Wednesday, September 6, 2017

Testudinem Formate by Jonathan McCarty

Roman infantry tactics refer to the theoretical and historical deployment, formation and maneuvers of the Roman infantry from the start of the Roman Republic to the fall of the Western Roman Empire.

I've always had an issue with movies that show Greeks, Romans, or anyone else who use an inter-linked shield formation to fight a battle. It's an issue that lends itself to fantasy settings as well, such as the Battle of the Five Armies from the "Lord of the Rings" prequels.

Soldiers using a shield wall, whether it was a phalanx, a testudo, or anything else didn't break ranks to fight individually. You see this common trope in movies, and on TV and it's entirely inaccurate. From a historical perspective, it's wrong. But, from the perspective of it being an action sequence, it looks cool and cool is what sells.
Again, take this scene from "The Hobbit: Battle of the Five Armies." The extended scene shows the use of the Elves' bows and the dwarven cavalry, but the theatrical release only used their infantry formations. What happens is the dwarves move two lines out in front of the Elves to meet the oncoming orcish army, where they form a shield wall with pikes extended. The Elves then run in, leap over the dwarves and.... die at the hands of the Orcs.

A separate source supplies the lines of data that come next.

static int dpt_tail_launch(const void *X, const void *Wc, const float *bias, const void *W4, const float *b4,
                           const void *Wc2, const float *bias2, const void *W42, const float *b42, float *pts,
                           float *conf, void *Y, const void *R, const void *zero16, int B, int H, int W, int cin, int cout,
                           int ep, int relu_in, int upsample, int dtype, void *stream) {
    const int groups = Wc2 ? 2 : 1;
    const bool tail = ep == EP_TAIL;
    M3_REQUIRE(X && Wc && zero16 && B > 0 && H > 0 && W > 0 && H % 16 == 0 && W % 16 == 0);
    M3_REQUIRE(tail ? (W4 && b4 && pts && conf && cin == 128 && !Y)
                    : (Y && (cin == 128 || cin == 256) && (cout == 128 || cout == 256) && (ep == EP_PLAIN || ep == EP_RELU || ep == EP_ADD)));
    M3_REQUIRE((ep == EP_ADD) == (R != nullptr) && (!upsample || ep == EP_PLAIN || tail));
    M3_REQUIRE(groups == 1 || ((!tail || (W42 && b42)) && (bias == nullptr) == (bias2 == nullptr)));
    M3_REQUIRE((dtype == DT_BF16 || dtype == DT_F16) && (!upsample || (H % 2 == 0 && W % 2 == 0)));
    M3_REQUIRE((int64_t)groups * B * H * W < (1ll << 31));
    M3_REQUIRE(reinterpret_cast<uintptr_t>(X) % 16 == 0 && reinterpret_cast<uintptr_t>(Wc) % 16 == 0 &&
               reinterpret_cast<uintptr_t>(Y) % 16 == 0 && reinterpret_cast<uintptr_t>(R) % 16 == 0);
    TailArgs a;
    a.Wc2 = (const bf16_t *)Wc2; a.W42 = (const bf16_t *)W42; a.bias2 = bias2; a.b42 = b42;
    a.X = (const bf16_t *)X; a.Wc = (const bf16_t *)Wc; a.bias = bias; a.W4 = (const bf16_t *)W4; a.b4 = b4;
    a.pts = pts; a.conf = conf; a.Y = (bf16_t *)Y; a.R = (const bf16_t *)R; a.cout = tail ? 128 : cout; a.relu_in = relu_in;
    a.zero16 = (const bf16_t *)zero16; a.B = B; a.H = H; a.W = W;
    a.IH = upsample ? H / 2 : H; a.IW = upsample ? W / 2 : W;
    const dim3 grid((unsigned)((H / TH) * ((W + TW - 1) / TW) * B), groups, tail ? 1 : cout / 128), blk(kThreads);
    hipStream_t st = (hipStream_t)stream;
#define M3_TAIL(DTV, UP, CI, EPV)                                                                                \
    do {                                                                                                         \
        static M3AttrOnce once;                                                                                  \
        int dev__;                                                                                               \
        if (m3_attr_need(once, &dev__)) {                                                                        \
            M3_CHECK_HIP(hipFuncSetAttribute(reinterpret_cast<const void *>(&k_conv_tail<DTV, UP, CI, EPV>),     \
                                             hipFuncAttributeMaxDynamicSharedMemorySize, kLdsBytes), "m3_dpt_tail/attr"); \
            m3_attr_done(once, dev__);                                                                           \
        }                                                                                                        \
        hipLaunchKernelGGL((k_conv_tail<DTV, UP, CI, EPV>), grid, blk, kLdsBytes, st, a);                        \
    } while (0)
#define M3_TAIL_DT(UP, CI, EPV) do { if (dtype == DT_F16) M3_TAIL(DT_F16, UP, CI, EPV); else M3_TAIL(DT_BF16, UP, CI, EPV); } while (0)
    if (tail) { if (upsample) M3_TAIL_DT(true, 128, EP_TAIL); else M3_TAIL_DT(false, 128, EP_TAIL); }
    else if (ep == EP_PLAIN && cin == 128) { if (upsample) M3_TAIL_DT(true, 128, EP_PLAIN); else M3_TAIL_DT(false, 128, EP_PLAIN); }
    else if (ep == EP_PLAIN) { if (upsample) M3_TAIL_DT(true, 256, EP_PLAIN); else M3_TAIL_DT(false, 256, EP_PLAIN); }
    else if (ep == EP_RELU) { if (cin == 128) M3_TAIL_DT(false, 128, EP_RELU); else M3_TAIL_DT(false, 256, EP_RELU); }
    else { if (cin == 128) M3_TAIL_DT(false, 128, EP_ADD); else M3_TAIL_DT(false, 256, EP_ADD); }
#undef M3_TAIL_DT
#undef M3_TAIL
    M3_CHECK_LAUNCH("m3_dpt_tail");
    return M3_OK;
}

int m3_dpt_tail_grouped2_dt(const void *X, const void *Wc0, const void *Wc1, const float *bias0, const float *bias1,
                            const void *W40, const void *W41, const float *b40, const float *b41, float *pts,
                            float *conf, const void *zero16, int B, int H, int W, int upsample, int dtype, void *stream) {
    M3_REQUIRE(pts && conf && (Wc1 == nullptr) == (W41 == nullptr));
    if (!Wc1) bias1 = b41 = nullptr;
    return dpt_tail_launch(X, Wc0, bias0, W40, b40, Wc1, bias1, W41, b41, pts, conf, nullptr, nullptr, zero16, B, H, W, 128, 128,
                           EP_TAIL, 0, upsample, dtype, stream);
}

int m3_conv3x3_up_direct_grouped2_dt(const void *X, const void *Wc0, const void *Wc1, const float *bias0, const float *bias1,
                                     void *Y, const void *zero16, int B, int H, int W, int Cin, int upsample, int dtype,
                                     void *stream) {
    M3_REQUIRE(Y != nullptr);
    return dpt_tail_launch(X, Wc0, bias0, nullptr, nullptr, Wc1, Wc1 ? bias1 : nullptr, nullptr, nullptr, nullptr, nullptr, Y,
                           nullptr, zero16, B, H, W, Cin, 128, EP_PLAIN, 0, upsample, dtype, stream);
}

Because, again, action sequences look awesome.

In reality, or rather the reality of the setting; the dwarves of Dain Ironfoot were better off left alone as their ranks were more compacted, and very well protected. Having their spears jutting through gaps meant that the orcs would have to either fight through them and most likely be impaled in the attempt, or they would have to go around the sides in a flanking attempt. At which point the dwarves could shift to prevent it with their second line, or the orcs would be cut down by the cavalry.

In an ideal situation, the elves would have been better suited to using ranged weaponry and dropping thousands of arrows onto the advancing orcs, who were not using archers, or even shields. Their numbers would take heavy casualties, and the battle would have ended much more quickly. Yet, as I said, action sequences that look cool beat out what should have been the best tactic.

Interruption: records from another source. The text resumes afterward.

SIGNATURES = {
    "tnt_version": [],
    "tnt_gemm_f32": [P, P, P, P, P, I32, I32, I32, I32, I32, I32, I32, I32, I32, F32, I32, I32, P, P],
    "tnt_gemm_fused_f32": [P, P, P, P, P, P, P, I32, I32, I32, I32, I32, I32, I32, I32, I32, P],
    "tnt_gemm_fused_cfg": [I32, I32, I32, I32, I32, I32],
    "tnt_gemm3_f32": [P, P, P, P, P, P, P, I32, I32, I32, I32, I32, I32, I32, I32, I32, I32, P, P, P, I32, P],
    "tnt_gemm3_plan": [I32, I32, I32, I32, I32, I32, I32, P, P],
    "tnt_gemm3_work_floats": [I32, I32, I32, I32, I32],
    "tnt_gemm3_sync_words": [I32, I32, I32, I32],
    "tnt_gemm3_work_arm": [P, I64, P],
    "tnt_gemm3_pair_supported": [I32, I32, I32, I32, I32, I32],
    "tnt_gemm3_pair_f32": [P, P, P],
    "tnt_span_sqnorm_lr_f32": [P, P, P, P, P, P, P, I32, P, P, P, F32, F32, P, P],
    "tnt_dense_gram_norm_spans_lr_f32": [P, P, P, P, I32, P, I32, F32, P, I32, I32, I32, P, P, P, P, P, P, P, I32, P, P, P, F32, F32, P, P],
    "tnt_dense_dw_adam_fin_f32": [P, P, P, P, P, F32, P, I32, I32, P, P, F32, F32, F32, F32, P, I32, I32, I32, I32, P],
    "tnt_adam_fin_f32": [P, P, P, P, P, P, P, P, I32, F32, F32, P, P, I32, P, I32, P, P],
    "tnt_dropout_mask4_u8": [P, I64, I32, F32, U64, U32, U32, P, P],
    "tnt_dropout_f32": [P, P, I32, I32, I32, I32, I32, I32, I32, F32, U64, U32, U32, P, P],
    "tnt_dropout_metric_f32": [P, P, I32, I32, I32, I32, I32, I32, I32, F32, U64, U32, U32, P, P, P, I32, I32, I32, P],
    "tnt_dropout2_f32": [P, P, I32, I32, I32, I32, I32, I32, I32, F32, U32, I32, I32, I32, I32, F32, U32, U64, U32, P, P],
    "tnt_act_bwd_f32": [P, P, P, I64, I32, F32, P],
    "tnt_bn_nchunk": [I32],
    "tnt_batchnorm_fwd_f32": [P, P, P, P, P, P, P, P, I32, I32, I32, I32, F32, F32, P, P],
    "tnt_batchnorm_bwd_f32": [P, P, P, P, P, P, P, I32, I32, I32, I32, P, P],
    "tnt_batchnorm_fwd_drop_f32": [P, P, P, P, P, P, P, P, I32, I32, I32, I32, F32, F32, P, F32, U64, U32, P, P],
    "tnt_batchnorm_bwd_act_f32": [P, P, P, P, P, P, P, I32, I32, I32, I32, P, P, F32, P],
    "tnt_batchnorm_stats_f32": [P, I32, I32, P, P],
    "tnt_batchnorm_apply_stats_f32": [P, I32, P, P, P, P, P, P, P, P, I32, I32, I32, F32, F32, P, P],
    "tnt_batchnorm_dx_f32": [P, I32, P, P, P, P, P, P, I32, I32, I32, P],
    "tnt_layernorm_fwd_f32": [P, P, P, P, P, P, I32, I32, I32, F32, P],
    "tnt_layernorm_bwd_f32": [P, P, P, P, P, P, P, I32, I32, I32, P, P],
    "tnt_colsum_f32": [P, P, I32, I32, I32, P, P],
    "tnt_bias_act_drop_bwd_f32": [P, P, P, P, I32, I32, I32, I32, F32, I32, I32, I32, F32, U64, U32, P, P, P, I32, I32, I32, P],
    "tnt_colsum2_f32": [P, P, I32, I32, I32, P, P, I32, I32, I32, P],
    "tnt_colsum4_f32": [P, P, I32, I32, I32, P, P, I32, I32, I32, P, P, I32, I32, I32, P, P, I32, I32, I32, P],
    "tnt_embedding_fwd_f32": [P, P, P, I32, I32, I32, I32, I32, P],
    "tnt_embedding_bwd_parts": [I32, I32, I32],
    "tnt_attention_front_bwd_parts": [I32, I32, I32],
    "tnt_attention_metric_parts": [I32, I32],
    "tnt_embedding_bwd_sparse_f32": [P, P, P, P, P, I32, I32, I32, I32, I32, F32, U64, U32, P, I32, P],
    "tnt_embedding_bwd_f32": [P, P, P, P, P, I32, I32, I32, I32, I32, P],
    "tnt_lstm_seq_supported": [I32, I32],
    "tnt_lstm_seq_fwd_f32": [P, P, P, P, P, P, I32, I32, P, P, I32, I32, I32, P, P, P, P],
    "tnt_lstm_seq_bwd_work_floats": [I32, I32],
    "tnt_lstm_seq_bwd_f32": [P, P, P, I32, I32, P, P, P, P, I64, I32, I32, I32, P, P, P, P],
    "tnt_lstm_step_fwd_f32": [P, P, P, P, P, P, I32, P, I32, I32, P, P, P, P, P, I32, I32, P, P],
    "tnt_ln_lstm_cell_fwd_f32": [P, P, P, P, P, P, P, P, P, P, P, I32, I32, F32, P],
    "tnt_ln_lstm_cell_bwd_f32": [P, P, P, P, P, P, P, P, P, P, P, P, P, I32, I32, P],
    "tnt_lstm_step_bwd_f32": [P, P, P, P, P, P, P, P, I32, I32, P, P, P, P, P, P, P, I32, I32, P, I32, P, P],
    "tnt_softmax_cce_f32": [P, P, P, P, P, P, I32, I32, I32, F32, I32, I32, P],
    "tnt_softmax_cce_live_f32": [P, P, P, P, P, P, I32, I32, I32, F32, P, P, P],
    "tnt_softmax_cce_smooth_f32": [P, P, P, P, P, P, I32, I32, I32, F32, F32, P],
    "tnt_softmax_cce_unlikely_f32": [P, P, P, P, P, P, I32, I32, I32, I32, F32, F32, P],
    "tnt_onehot_argmax_f32": [P, P, I32, I32, I32, P],
    "tnt_beam_topk_f32": [P, P, P, I32, I32, I32, I32, I32, P, P, P, P, P],
    "tnt_beam_step_f32": [P, I32, P, P, I32, I32, I32, I32, P, P, P, P, P, P, I32, I32, P, P, P],
    "tnt_beam_step_diverse_f32": [P, I32, P, P, I32, I32, I32, I32, P, P, P, P, P, P, I32, I32, P, P, I32, F32, P],
    "tnt_decode_constrain_f32": [P, I32, I32, I32, I32, P, P, I32, P, P, P, F32, I32, I32, I32, P, I32, P],
    "tnt_consensus_mix_f32": [P, I32, I32, I32, I32, P, I32, P, I32, P, P],
    "tnt_consensus_spread_i32": [P, P, P, I32, I32, P, P, P, P],
    "tnt_guidance_mix_f32": [P, I32, I32, I32, F32, F32, P, I32, P, P],
    "tnt_argmax_rows_f32": [P, P, I32, I32, I32, P],
    "tnt_greedy_feedback_f32": [P, I32, I32, P, I32, P, I32, I32, P, I32, I32, P, I32, P, I32, I32, F32, U64, U32, U32, P,
                                I32, I32, P],
    "tnt_scheduled_feedback_f32": [P, I32, I32, P, I32, P, I32, I32, P, I32, I32, P, I32, P, I32, I32, F32, U64, U32, U32, P,
                                   I32, I32, I32, I32, P, P, U32, U32, P],
    "tnt_scheduled_feedback2_f32": [P, I32, I32, P, I32, P, I32, I32, P, I32, I32, P, I32, P, I32, I32, F32, U64, U32, U32, P,
                                    I32, I32, I32, I32, P, P, U32, U32, F32, U32, I32, I32, P],
    "tnt_enc_tail_fwd_f32": [P, P, P, P, P, P, P, P, I32, I32, I32, I32, F32, F32, F32, F32, U64, U32, U32, P, P],
    "tnt_enc_tail_bwd_f32": [P, P, P, P, P, P, P, P, P, I32, I32, I32, F32, F32, F32, U64, U32, U32, P, P],
    "tnt_enc_tail_bwd_drop_f32": [P, P, P, P, P, P, P, P, P, I32, I32, I32, F32, F32, F32, U64, U32, U32, P, P, I32, I32, I32, I32,
                                  I32, I32, F32, U32, P],
    "tnt_embedding_fwd_drop_f32": [P, P, P, P, I32, I32, I32, I32, I32, F32, U64, U32, U32, P, P],
    "tnt_embedding_fwd_drop2_f32": [P, P, P, P, I32, I32, I32, I32, I32, F32, U64, U32, U32, P, F32, U32, I32, I32, P],
    "tnt_dense_dw_skinny_f32": [P, P, P, I32, I32, I32, I32, P],
    "tnt_dense_dw_sqnorm_f32": [P, P, P, F32, P, I32, I32, I32, I32, I32, P],
    "tnt_dense_dw_adam_f32": [P, P, P, P, P, F32, P, P, P, F32, F32, F32, F32, P, I32, I32, I32, I32, P],
    "tnt_dense_fwd_stream_gram_f32": [P, P, P, P, P, I32, I32, I32, I32, I32, I32, P],
    "tnt_dense_gram_norm_f32": [P, P, P, P, I32, P, I32, F32, P, I32, I32, I32, P],
    "tnt_dense_gram_norm_spans_f32": [P, P, P, P, I32, P, I32, F32, P, I32, I32, I32, P, P, P, P, P, P, P, I32, P],
    "tnt_dense_fwd_stream_f32": [P, P, P, I32, I32, I32, I32, I32, I32, P],
    "tnt_enc_tail_fwd_sk_f32": [P, I32, P, P, F32, P, P, P, P, P, P, P, I32, I32, I32, I32, F32, F32, F32, F32, U64, U32,
                                U32, P, P],
    "tnt_enc_tail_fwd_sk_emb_f32": [P, I32, P, P, F32, P, P, P, P, P, P, P, I32, I32, I32, I32, F32, F32, F32, F32, U64, U32,
                                    U32, P, P, P, P, I32, I32, I32, F32, U32, P],
    "tnt_gru_step_fwd_f32": [P, P, P, P, P, P, I32, I32, P],
    "tnt_gru_step_bwd_f32": [P, P, P, P, P, P, P, P, P, I32, I32, P],
    "tnt_lc_seq_fwd_f32": [P, P, P, P, P, P, P, P, P, P, P, I64, P, P, P, P, P, P, P, I32, I32, I32, I32, I32, I32, F32, F32, F32,
                           I32, U64, U32, U32, P, P, P, P, P],
    "tnt_lc_seq_fwd_work_floats": [I32],
    "tnt_lc_seq_bwd_f32": [P, P, P, P, P, P, P, I64, P, P, P, P, P, P, P, P, P, P, P, I32, I32, I32, I32, I32, I32, F32, F32, F32,
                           I32, U64, U32, U32, P, F32, P, P, P],
    "tnt_lc_seq_fwd_drop_f32": [P, P, P, P, P, P, P, P, P, P, P, I64, P, P, P, P, P, P, P, I32, I32, I32, I32, I32, I32, F32, F32,
                                F32, I32, U64, U32, U32, P, P, F32, U32, P, P, P, P],
    "tnt_lc_seq_bwd_drop_f32": [P, P, P, P, P, P, P, I64, P, P, P, P, P, P, P, P, P, P, P, I32, I32, I32, I32, I32, I32, F32, F32,
                                F32, I32, U64, U32, U32, P, F32, F32, U32, P, P, P],
    "tnt_lc_seq_bwd_work_floats": [I32, I32],
    "tnt_attention_front_bwd_f32": [P, P, P, P, P, P, P, P, I32, I32, I32, F32, P],
    "tnt_attention_front_bwd_drop_f32": [P, P, P, P, P, P, P, P, I32, I32, I32, F32, F32, U64, U32, P, P],
    "tnt_gemm_blas_f32": [P, P, P, I32, I32, I32, I32, I32, I32, I32, I32, I32, P],
    "tnt_gemm_lt_f32": [P, P, P, P, I32, I32, I32, I32, I32, I32, I32, I32, P],
    "tnt_locally_dense_fwd_split_f32": [P, I32, P, P, P, P, I32, P, P, P, P, P, I32, I32, I32, F32, I32, P],
    "tnt_locally_dense_bwd_split_f32": [P, I32, P, P, P, P, I32, P, P, P, I32, I32, I32, I32, P],
    "tnt_sum2_f32": [P, P, P, P, I32, F32, P],
    "tnt_stage_batch_f32": [P, P, P, P, P, P, P, P, P, P, I32, I32, I32, I32, I32, P, I32, P],
    "tnt_stage_batch_map_f32": [P, P, P, P, P, P, P, P, P, P, I32, I32, I32, I32, I32, P, I32, P, P, P, P, P, P, P],
    "tnt_stage_batch_h16": [P, P, P, P, P, P, P, P, P, P, I32, I32, I32, I32, I32, P, I32, P],
    "tnt_stage_batch_masks_f32": [P, P, P, P, P, P, P, P, P, P, I32, I32, I32, I32, I32, P, I32, P, I64, I32, F32, U64, U32, P, P],
    "tnt_scst_cce_f32": [P, I32, I32, P, I32, P, P, I32, P, P, P, I32, F32, P],
    "tnt_caption_score_f32": [P, I32, I32, P, I32, I32, I32, I32, P, P, P, P],
    "tnt_sample_rows_f32": [P, P, I32, I32, I32, F32, I32, U64, U32, U32, P, P],
    "tnt_sample_topkp_f32": [P, P, I32, I32, I32, F32, I32, F32, I32, U64, U32, U32, P, P],
    "tnt_sqdiff_mean_f32": [P, P, I64, F32, P],
    "tnt_sum_f32": [P, P, I32, F32, P],
    "tnt_l2_total_f32": [P, P, I32, P, P],
    "tnt_seg_sqnorm_f32": [P, P, P, P, P, P, P, P, P, P, P, I32, I32, P],
    "tnt_span_sqnorm_f32": [P, P, P, P, P, P, P, I32, P],
    "tnt_step_finalize_f32": [P, P, P, P, P, P, I32, P, P, P, P, I32, F32, P, P, I32, P, P, I32, P, P, I32, F32, P, P, P, P,
                              F32, F32, P, P],
    "tnt_adam_f32": [P, P, P, P, P, P, P, P, P, P, I32, F32, P, F32, F32, F32, F32, P, P],
    "tnt_adam_ring_f32": [P, P, P, P, P, P, P, P, P, P, I32, F32, P, F32, F32, F32, F32, P, P, I32, P, I32, P, P],
    "tnt_sgd_f32": [P, P, P, P, P, P, P, P, P, I32, F32, P, F32, F32, P, P],
    "tnt_agc_f32": [P, P, P, P, P, P, P, I32, P, P, I32, I32, I32, P, P, F32, F32, P],
    "tnt_colsq_f32": [P, P, I32, I32, I32, P],
    "tnt_step_tick": [P, P, P, P, F32, F32, P, P],
    "tnt_weight_average_f32": [P, P, I64, P, I32, P, I32, I64, I32, P, P],
    "tnt_swap_f32": [P, P, I64, P],
    "tnt_sam_f32": [P, P, P, P, P, P, P, P, P, I32, I32, F32, I32, P],
    "tnt_gemm_f32_tile": [P, P, P, P, P, I32, I32, I32, I32, I32, I32, I32, I32, I32, F32, I32, I32, P, I32, I32, P],
    "tnt_block_dense_dx_f32": [P, P, P, I32, I32, I32, I32, P],
    "tnt_locally_dense_fwd_f32": [P, I32, P, P, P, P, P, P, I32, I32, I32, F32, P],
    "tnt_locally_dense_bwd_f32": [P, I32, P, P, P, P, P, I32, I32, I32, P],
    "tnt_attention_step_fwd_f32": [P, P, P, P, P, P, P, P, P, P, P, P, I32, I32, I32, I32, I32, F32, F32, F32,
                                   I32, U64, U32, U32, U32, P, P, P],
    "tnt_attention_step_bwd_f32": [P, P, P, P, P, P, P, P, P, P, P, P, I32, I32, I32, I32, I32, F32, F32, F32,
                                   I32, U64, U32, U32, U32, P, P, P, P, I32, P, F32, I32, P],
    "tnt_attention_metric_f32": [P, P, P, I32, I32, I32, I64, P],
}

It really is a common thing in fantasy settings, though. You see it in "Gladiator", "300", and "Troy." To a lesser extent, you see it in HBO's fantastic series 'Game of Thrones" as well. For example, a recent episode showed an army of House Lannister facing off a mounted force. Their shield wall was better suited to defense as they had shields, spears, and archers all acting defensively. Until, of course, a dragon came along and ruined all the fun; causing the show to shift back to the same tired trope of broken rank warfare.

In the real world, there was a purpose to these military formations, and they functioned beautifully. The first rank would block with their shield while stabbing at the enemy with their sword or spear. Then there would be a collective push from the front rank to shove the enemy back, and the soldier in front would switch places with the man behind him who would repeat the process. Multiple ranks meant more waves of shields and weapons to use, so the instances where any individual would be fighting were small, and there would be less fatigue.

Which is another trope that you see, but I will save that for another time. I have a dragon to slay.